Interview insight: The trend is toward unified architectures that handle all vision tasks through language. Instead of separate models for detection, segmentation, and captioning, a single VLM can do all of them by formulating outputs as text sequences.

Q9: What is optical flow and how is it used in video analysis?

💡
Model Answer:

Optical flow estimates the 2D motion field between consecutive video frames. For each pixel in frame t, it predicts where that pixel moves to in frame t+1, producing a dense displacement map (u, v) per pixel.

Classical methods:

  • Lucas-Kanade: Assumes constant motion in a local window. Solves a least-squares problem. Fast but only works for small motions.
  • Horn-Schunck: Global method with smoothness regularization. Handles larger motions but slower.
  • Farneback: Polynomial expansion method. Good balance of speed and quality. Default in OpenCV.

Deep learning methods:

  • FlowNet / FlowNet2: First end-to-end CNN for optical flow. Correlation layer computes feature matching.
  • RAFT (2020): State-of-the-art. Builds a 4D correlation volume between all pairs of pixels, then iteratively refines flow using a GRU-based update operator. Key insight: iterative refinement allows handling large displacements.
  • GMFlow (2022): Uses transformer-based global matching for better long-range correspondence.

Applications: Action recognition (two-stream networks use optical flow as motion input), video stabilization, frame interpolation, video object tracking, autonomous driving (ego-motion estimation), and video compression.

Q10: What is multi-object tracking (MOT) and what are the main approaches?

💡
Model Answer:

MOT assigns consistent identity labels to multiple objects across video frames. The challenge is maintaining identities through occlusions, appearance changes, and crowded scenes.

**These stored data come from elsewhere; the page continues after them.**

# twice154/ofa-for-super-resolution

Hardware: AMD Instinct MI355X
Metric: sr_training_images_per_sec_4x_64to256 (higher is better)
Workload: dtype bf16; 1 GPU; OFA-SR S4 supernet 4x progressive shrinking (elastic kernel {3,5,7}, e=6, d=4, pd=2), LR 64x64 -> HR 256x256, fwd+bwd+Adam, train-mode BN; kernel_transform_mode=1, compat_reference_indexing=True, parallelism=dp1, per_gpu_batch=16, global_batch=16, grad_allreduce_bytes=0, launch=eager

## Files before the change

### ofa-for-super-resolution_amd/csrc/dwconv.hip

```cpp
#include "ofasr_common.h"

#include <type_traits>

namespace ofasr {

constexpr int DW_WAVES = 4;

template <int D>
__device__ __forceinline__ float lane_shift(float v, int lane) {
    if (D == 0) return v;
    const int src = lane + D;
    const float t = __shfl(v, src & 63, 64);
    return (src >= 0 && src < 64) ? t : 0.f;
}

template <int K>
struct Strips {
    static constexpr int PAD = K / 2;
    static __host__ __device__ int count(int W) { return W <= 64 ? 1 : (W + (64 - 2 * PAD) - 1) / (64 - 2 * PAD); }
    static __device__ int col0(int W, int s) { return W <= 64 ? 0 : s * (64 - 2 * PAD) - PAD; }
    static __device__ bool core(int W, int lane) { return W <= 64 ? true : (lane >= PAD && lane < 64 - PAD); }
};

template <typename T, int K, bool FLIP>
__global__ void __launch_bounds__(64 * DW_WAVES) dw_strip_kernel(const T* __restrict__ x, const float* __restrict__ f,
                                                                 T* __restrict__ y, int C, int H, int W,
                                                                 int nstrips, int nchunks, int rows_per_chunk,
                                                                 long long units) {
    constexpr int PAD = K / 2;
    const int lane = lane_id();
    const int wave = __builtin_amdgcn_readfirstlane((int)(threadIdx.x >> 6));
    const long long unit = (long long)blockIdx.x * DW_WAVES + wave;
    if (unit >= units) return;
    const int chunk = (int)(unit % nchunks);
// ... 201 lines not shown

template <typename T, int K> struct VecPx { static constexpr int N = (K <= 3 && sizeof(T) == 2) ? 8 : 4; };

template <int PXL, int PAD>
__device__ __forceinline__ void build_window(const float* v, float* win, int lane, bool has_left, bool has_right) {
#pragma unroll
    for (int i = 0; i < PAD; ++i) {
        const float l = __shfl(v[PXL - PAD + i], (lane + 63) & 63, 64);
        const float r = __shfl(v[i], (lane + 1) & 63, 64);
        win[i] = has_left ? l : 0.f;
        win[PAD + PXL + i] = has_right ? r : 0.f;
    }
#pragma unroll
    for (int i = 0; i < PXL; ++i) win[PAD + i] = v[i];
}

typedef __attribute__((ext_vector_type(16))) float dwm_f32x16;
typedef __attribute__((ext_vector_type(8))) short dwm_s16x8;
typedef __attribute__((ext_vector_type(8))) __bf16 dwm_bf16x8;
typedef __attribute__((ext_vector_type(8))) _Float16 dwm_f16x8;
template <typename T> struct DwMma;
template <> struct DwMma<bf16_t> {
    static __device__ __forceinline__ dwm_f32x16 run(dwm_s16x8 a, dwm_s16x8 b, dwm_f32x16 c) {
        return __builtin_amdgcn_mfma_f32_32x32x16_bf16(__builtin_bit_cast(dwm_bf16x8, a), __builtin_bit_cast(dwm_bf16x8, b),
                                                       c, 0, 0, 0);
    }
};
template <> struct DwMma<f16_t> {
    static __device__ __forceinline__ dwm_f32x16 run(dwm_s16x8 a, dwm_s16x8 b, dwm_f32x16 c) {
        return __builtin_amdgcn_mfma_f32_32x32x16_f16(__builtin_bit_cast(dwm_f16x8, a), __builtin_bit_cast(dwm_f16x8, b), c,
                                                      0, 0, 0);
    }
};
constexpr int DWM_NPW = 4;
constexpr int DWM_PITCH = 144;
__device__ __forceinline__ void dwm_lds_fence() { asm volatile("s_waitcnt lgkmcnt(0)" ::: "memory"); }
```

Tracking-by-detection paradigm (dominant approach):

  1. Detection: Run an object detector (YOLOv8, Faster R-CNN) on each frame independently
  2. Association: Match detections across frames using appearance features, motion prediction, and spatial proximity
  3. Track management: Initialize new tracks for unmatched detections, terminate tracks for missing objects, handle re-identification

Key methods:

MethodApproachWhen to Use
SORTKalman filter for motion prediction + Hungarian algorithm for assignment using IoUSimple, fast, works when objects rarely occlude. Good baseline
DeepSORTSORT + deep appearance features (ReID network) for better re-identification after occlusionStandard choice for most applications. Balances speed and accuracy
ByteTrackUses low-confidence detections (which SORT discards) in a second association step to recover occluded objectsCrowded scenes where objects are frequently partially occluded
BoT-SORTCombines camera motion compensation, improved Kalman filter, and strong ReID featuresState-of-the-art accuracy when compute is available

Evaluation metrics: MOTA (Multiple Object Tracking Accuracy), IDF1 (ID F1 score — measures identity preservation), HOTA (Higher Order Tracking Accuracy — combines detection and association quality).